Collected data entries
template <int NT, int VT, typename IdxT>
__global__ __launch_bounds__(NT) void k_bucket_merge(const double* __restrict__ kin, const IdxT* __restrict__ iin,
                                                      double* __restrict__ kout, IdxT* __restrict__ iout, i64 M,
                                                      int k, int B, const u32* __restrict__ cut,
                                                      const u32* __restrict__ boff, u32* __restrict__ z, i64 P,
                                                      i64 R)
{
    constexpr int T = NT * VT;
    static_assert(T == 4096, "the partition bound of k_splitters assumes 4096-slot buckets");
    extern __shared__ __attribute__((aligned(16))) char smem[];
    double* skey = reinterpret_cast<double*>(smem);
    IdxT* sidx = reinterpret_cast<IdxT*>(skey + T);
    int* sst = reinterpret_cast<int*>(skey + (T - 64));
    int* spl = sst + 40;
    int* sps = spl + 40;
    i64* sedge = reinterpret_cast<i64*>(sps + 40);

    const int tid = threadIdx.x;
    i64 p;
    int b;
    if (!xcd_map(P, B, p, b)) return;
    const double* kp = kin + p * M;
    const IdxT* ip = iin + p * M;
    const u32* c0 = cut + (p * (B + 1) + b) * k;
    const u32* c1 = c0 + k;
    if (tid == 0) {
        int acc = 0;
        for (int t = 0; t < k; ++t) {
            const int len = (int)(c1[t] - c0[t]);
            sst[t] = acc; spl[t] = len; sps[t] = (int)c0[t];
            acc += (len + 15) & ~15;
        }
        sst[k] = acc;
    }
    __syncthreads();
    const int padded = sst[k];
    const int total = (int)(boff[p * (B + 1) + b + 1] - boff[p * (B + 1) + b]);
    const i64 obase = boff[p * (B + 1) + b];
    if (padded > T - 64 || total < 0 || total > padded || obase + total > M) return;
    {
        const int lane = tid & 63, wv = tid >> 6;
        u32 my_g = 0; int my_n = 0;
        if ((lane & 15) < VT) {
            const int e0 = (lane & 15) * NT + 64 * wv + 16 * (lane >> 4);
            if (e0 < padded) {
                int t = 0;
#pragma unroll
                for (int step = 8; step > 0; step >>= 1)
                    if (t + step < k && e0 >= sst[t + step]) t += step;
                const int o = e0 - sst[t];
                my_n = spl[t] - o;
                my_g = (u32)((i64)t * R) + (u32)sps[t] + (u32)o;
            }
        }
        double gv[VT]; IdxT gi[VT];
#pragma unroll
        for (int j = 0; j < VT; ++j) {
            const int within = lane & 15;
            const u32 g0 = (u32)row_lane((int)my_g, j);
            const int n = row_lane(my_n, j);
            const bool live = within < n;
            const i64 g = live ? (i64)(g0 + (u32)within) : 0;
            const double v = kp[g]; const IdxT id = ip[g];
            gv[j] = live ? v : INFINITY; gi[j] = live ? id : (IdxT)~(IdxT)0;
        }
#pragma unroll
        for (int j = 0; j < VT; ++j) {
            const int e = j * NT + tid;
            if (e < padded) { skey[pos16(e)] = gv[j]; sidx[posi(e)] = gi[j]; }
        }
    }
    __syncthreads();
    const int chunk0 = tid * VT;
    int mypiece = 0;
#pragma unroll
    for (int step = 8; step > 0; step >>= 1)
        if (mypiece + step < k && chunk0 >= sst[mypiece + step]) mypiece += step;
    for (int w = 1; w < k; w <<= 1) {
        double kk[VT]; int srcs[VT]; u32 ix[VT];
        const bool active = chunk0 < padded;
        bool moved = false;
        if (active) {
            const int ra = mypiece & ~(2 * w - 1);
            const int a0 = sst[ra];
            const int a1 = sst[(ra + w < k) ? ra + w : k];
            const int b1 = sst[(ra + 2 * w < k) ? ra + 2 * w : k];
            const int na = a1 - a0, nb = b1 - a1, diag = chunk0 - a0;
            moved = nb > 0;
            if (moved) {
                auto A = [&](int i) { return skey[pos16(a0 + i)]; };
                auto Bf = [&](int j) { return skey[pos16(a1 + j)]; };
                const int ai = merge_path32(A, na, Bf, nb, diag);
                serial_merge<VT>(skey, a0, na, a1, nb, ai, diag - ai, VT, kk, srcs);
#pragma unroll
                for (int i = 0; i < VT; ++i) ix[i] = sidx[posi(srcs[i])];
            }
        }
        __syncthreads();
        if (moved) {
#pragma unroll
            for (int i = 0; i < VT; ++i) { skey[pos16(chunk0 + i)] = kk[i]; sidx[posi(chunk0 + i)] = (IdxT)ix[i]; }
        }
        __syncthreads();
    }
    for (int e = tid; e < total; e += NT) {
        kout[p * M + obase + e] = skey[pos16(e)];
        iout[p * M + obase + e] = sidx[posi(e)];
    }
    if (z == nullptr || total == 0) return;
    if (tid < 4) sedge[tid] = 0;
    if (tid < 64) {
        bool e0 = false, e1 = false;
        if (tid < k) {
            const i64 tbase = (i64)tid * R;
            const int cnt = (int)((M - tbase < R) ? M - tbase : R);
            const int lo = sps[tid], hi = sps[tid] + spl[tid];
            if (lo > 0) e0 = (kp[tbase + lo - 1] == skey[pos16(0)]);
            if (hi < cnt) e1 = (kp[tbase + hi] == skey[pos16(total - 1)]);
        }
        const bool a0 = __ballot(e0) != 0, a1 = __ballot(e1) != 0;
        if (tid == 0) { sst[36] = a0; sst[37] = a1; }
    }
    __syncthreads();
    const bool ext0 = sst[36] != 0, ext1 = sst[37] != 0;
    if ((ext0 || ext1) && tid < 2 * k) {
        const int t = tid % k, which = tid / k;
        const double v = which ? skey[pos16(total - 1)] : skey[pos16(0)];
        const i64 tbase = (i64)t * R;
        const int cnt = (int)((M - tbase < R) ? M - tbase : R);
        const double* a = kp + tbase;
        int lo = 0, hi = cnt;
        while (lo < hi) { const int m = (lo + hi) >> 1; if (a[m] < v) lo = m + 1; else hi = m; }
        const int lb = lo;
        hi = cnt;
        while (lo < hi) { const int m = (lo + hi) >> 1; if (!(v < a[m])) lo = m + 1; else hi = m; }
        atomicAdd(reinterpret_cast<unsigned long long*>(&sedge[2 * which]), (unsigned long long)lb);
        atomicAdd(reinterpret_cast<unsigned long long*>(&sedge[2 * which + 1]), (unsigned long long)lo);
    }
    __syncthreads();
    const double vfirst = skey[pos16(0)], vlast = skey[pos16(total - 1)];
    int rs[VT], re[VT];
    block_tie_runs<NT, VT>([&](int g) { return skey[pos16(g)]; }, total, sst + 24, rs, re);
#pragma unroll
    for (int i = 0; i < VT; ++i) {
        const int e = tid * VT + i;
        if (e < total) {
            const double v = skey[pos16(e)];
            i64 gs = obase + rs[i], ge = obase + re[i];
            if (ext0 && v == vfirst) gs = sedge[0];
            if (ext1 && v == vlast) ge = sedge[3];
            z[p * M + min((u32)sidx[posi(e)], (u32)(M - 1))] = (u32)(gs + ge);
        }
    }
}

What is needed — Tally, across the records, each line that contains the word "active", and answer with nothing except the count.

Result of this task — 2